• **What needs to be done**
Please filter the entries for the word "bool" and copy every line that has it.

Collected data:

###

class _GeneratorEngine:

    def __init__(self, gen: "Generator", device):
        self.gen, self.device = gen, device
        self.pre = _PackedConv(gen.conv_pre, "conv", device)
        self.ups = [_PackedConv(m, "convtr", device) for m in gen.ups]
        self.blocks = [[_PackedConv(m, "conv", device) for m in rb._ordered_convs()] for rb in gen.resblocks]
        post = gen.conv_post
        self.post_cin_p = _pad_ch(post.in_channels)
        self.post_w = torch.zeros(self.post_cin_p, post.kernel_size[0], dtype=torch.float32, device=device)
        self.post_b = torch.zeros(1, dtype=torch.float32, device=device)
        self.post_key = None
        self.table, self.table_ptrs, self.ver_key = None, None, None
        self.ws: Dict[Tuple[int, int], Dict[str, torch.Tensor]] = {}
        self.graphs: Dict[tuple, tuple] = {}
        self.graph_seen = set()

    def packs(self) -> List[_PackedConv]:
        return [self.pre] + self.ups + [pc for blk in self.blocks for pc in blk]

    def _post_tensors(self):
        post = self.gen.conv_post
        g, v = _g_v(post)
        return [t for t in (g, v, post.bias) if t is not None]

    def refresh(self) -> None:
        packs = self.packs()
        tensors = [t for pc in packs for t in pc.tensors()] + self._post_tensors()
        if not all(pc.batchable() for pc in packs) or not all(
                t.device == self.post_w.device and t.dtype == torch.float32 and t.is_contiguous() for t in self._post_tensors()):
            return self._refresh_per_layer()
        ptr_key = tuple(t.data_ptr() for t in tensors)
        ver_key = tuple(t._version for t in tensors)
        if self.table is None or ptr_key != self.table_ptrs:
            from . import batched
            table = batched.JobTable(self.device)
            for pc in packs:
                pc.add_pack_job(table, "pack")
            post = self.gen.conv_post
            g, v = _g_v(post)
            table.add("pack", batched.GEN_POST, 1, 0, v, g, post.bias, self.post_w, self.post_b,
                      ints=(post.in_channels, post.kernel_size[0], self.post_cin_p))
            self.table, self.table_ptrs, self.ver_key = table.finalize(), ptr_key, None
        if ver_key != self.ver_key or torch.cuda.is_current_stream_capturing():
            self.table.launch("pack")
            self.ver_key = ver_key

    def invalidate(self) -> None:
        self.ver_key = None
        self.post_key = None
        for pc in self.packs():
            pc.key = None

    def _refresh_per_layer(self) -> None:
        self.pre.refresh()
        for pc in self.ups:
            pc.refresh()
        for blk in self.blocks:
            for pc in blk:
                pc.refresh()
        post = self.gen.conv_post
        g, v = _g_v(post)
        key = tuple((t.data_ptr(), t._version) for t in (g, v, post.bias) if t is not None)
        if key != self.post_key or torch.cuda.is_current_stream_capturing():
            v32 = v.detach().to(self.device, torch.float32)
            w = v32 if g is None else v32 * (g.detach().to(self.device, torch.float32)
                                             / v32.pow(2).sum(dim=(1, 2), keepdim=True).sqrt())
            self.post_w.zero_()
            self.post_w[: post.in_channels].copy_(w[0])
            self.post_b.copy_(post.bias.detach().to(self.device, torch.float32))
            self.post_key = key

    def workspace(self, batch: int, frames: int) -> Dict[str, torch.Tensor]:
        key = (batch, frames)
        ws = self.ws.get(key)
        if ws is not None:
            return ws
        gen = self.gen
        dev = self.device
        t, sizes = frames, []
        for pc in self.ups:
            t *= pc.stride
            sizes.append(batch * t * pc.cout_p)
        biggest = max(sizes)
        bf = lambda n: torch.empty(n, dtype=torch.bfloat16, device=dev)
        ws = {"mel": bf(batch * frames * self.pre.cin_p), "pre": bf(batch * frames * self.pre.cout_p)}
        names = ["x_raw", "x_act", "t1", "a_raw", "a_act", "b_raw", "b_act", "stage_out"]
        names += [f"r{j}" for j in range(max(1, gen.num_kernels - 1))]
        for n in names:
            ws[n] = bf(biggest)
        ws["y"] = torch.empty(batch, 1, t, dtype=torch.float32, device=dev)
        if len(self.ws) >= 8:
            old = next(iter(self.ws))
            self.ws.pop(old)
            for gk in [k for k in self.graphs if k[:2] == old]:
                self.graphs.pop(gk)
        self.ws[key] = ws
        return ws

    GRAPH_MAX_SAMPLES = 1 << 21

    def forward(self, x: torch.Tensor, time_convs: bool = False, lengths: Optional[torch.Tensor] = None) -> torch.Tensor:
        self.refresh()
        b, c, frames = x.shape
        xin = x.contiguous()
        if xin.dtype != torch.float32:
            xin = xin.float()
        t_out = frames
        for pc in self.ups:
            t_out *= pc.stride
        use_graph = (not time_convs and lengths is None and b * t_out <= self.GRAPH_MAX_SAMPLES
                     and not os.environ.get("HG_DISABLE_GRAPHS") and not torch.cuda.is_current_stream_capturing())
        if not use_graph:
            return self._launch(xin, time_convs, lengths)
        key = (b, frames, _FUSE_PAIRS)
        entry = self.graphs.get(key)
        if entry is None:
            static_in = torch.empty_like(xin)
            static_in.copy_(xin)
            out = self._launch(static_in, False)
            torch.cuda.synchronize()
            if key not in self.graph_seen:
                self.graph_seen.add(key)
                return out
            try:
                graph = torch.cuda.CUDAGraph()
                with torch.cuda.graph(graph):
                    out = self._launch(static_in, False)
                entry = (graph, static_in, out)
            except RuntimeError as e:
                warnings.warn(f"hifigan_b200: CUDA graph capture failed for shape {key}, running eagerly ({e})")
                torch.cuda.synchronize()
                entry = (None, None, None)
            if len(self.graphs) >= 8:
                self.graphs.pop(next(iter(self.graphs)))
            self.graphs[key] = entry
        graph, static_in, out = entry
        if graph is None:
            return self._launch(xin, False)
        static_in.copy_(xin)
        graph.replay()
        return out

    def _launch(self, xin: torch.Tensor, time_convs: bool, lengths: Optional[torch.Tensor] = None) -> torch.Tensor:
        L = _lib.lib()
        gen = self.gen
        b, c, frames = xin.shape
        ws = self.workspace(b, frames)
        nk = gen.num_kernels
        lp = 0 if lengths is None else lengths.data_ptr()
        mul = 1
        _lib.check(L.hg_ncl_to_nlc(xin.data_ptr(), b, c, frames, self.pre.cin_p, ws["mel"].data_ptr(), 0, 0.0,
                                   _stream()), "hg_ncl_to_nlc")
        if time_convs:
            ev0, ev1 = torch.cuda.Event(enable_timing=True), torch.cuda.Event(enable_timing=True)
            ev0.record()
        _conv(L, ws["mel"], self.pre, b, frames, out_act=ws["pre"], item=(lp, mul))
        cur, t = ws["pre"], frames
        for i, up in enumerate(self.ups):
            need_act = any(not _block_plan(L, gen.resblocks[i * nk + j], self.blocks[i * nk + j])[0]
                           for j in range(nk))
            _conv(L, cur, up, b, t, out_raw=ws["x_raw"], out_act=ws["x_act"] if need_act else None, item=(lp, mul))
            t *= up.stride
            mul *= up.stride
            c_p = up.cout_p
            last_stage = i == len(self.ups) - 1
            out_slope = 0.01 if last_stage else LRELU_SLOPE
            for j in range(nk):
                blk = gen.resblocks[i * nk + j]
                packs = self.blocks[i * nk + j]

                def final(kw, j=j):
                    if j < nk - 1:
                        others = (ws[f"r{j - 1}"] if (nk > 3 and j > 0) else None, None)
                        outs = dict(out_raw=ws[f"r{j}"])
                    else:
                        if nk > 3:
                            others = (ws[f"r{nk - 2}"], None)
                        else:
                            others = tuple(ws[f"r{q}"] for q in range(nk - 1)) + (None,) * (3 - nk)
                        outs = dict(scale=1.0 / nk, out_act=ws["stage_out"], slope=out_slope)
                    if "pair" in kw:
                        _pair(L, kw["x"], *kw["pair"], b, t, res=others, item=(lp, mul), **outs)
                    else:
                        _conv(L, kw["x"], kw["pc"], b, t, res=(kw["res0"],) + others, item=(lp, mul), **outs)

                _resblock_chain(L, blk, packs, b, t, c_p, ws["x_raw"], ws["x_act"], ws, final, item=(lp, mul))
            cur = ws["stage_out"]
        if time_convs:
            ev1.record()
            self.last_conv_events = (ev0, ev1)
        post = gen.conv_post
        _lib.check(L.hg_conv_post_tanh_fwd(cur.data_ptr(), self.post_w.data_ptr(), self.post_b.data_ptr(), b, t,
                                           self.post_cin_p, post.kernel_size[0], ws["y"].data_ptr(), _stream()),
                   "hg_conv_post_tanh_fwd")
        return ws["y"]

###

• **The answer**
    def forward(self, x: torch.Tensor, time_convs: bool = False, lengths: Optional[torch.Tensor] = None) -> torch.Tensor:
    def _launch(self, xin: torch.Tensor, time_convs: bool, lengths: Optional[torch.Tensor] = None) -> torch.Tensor:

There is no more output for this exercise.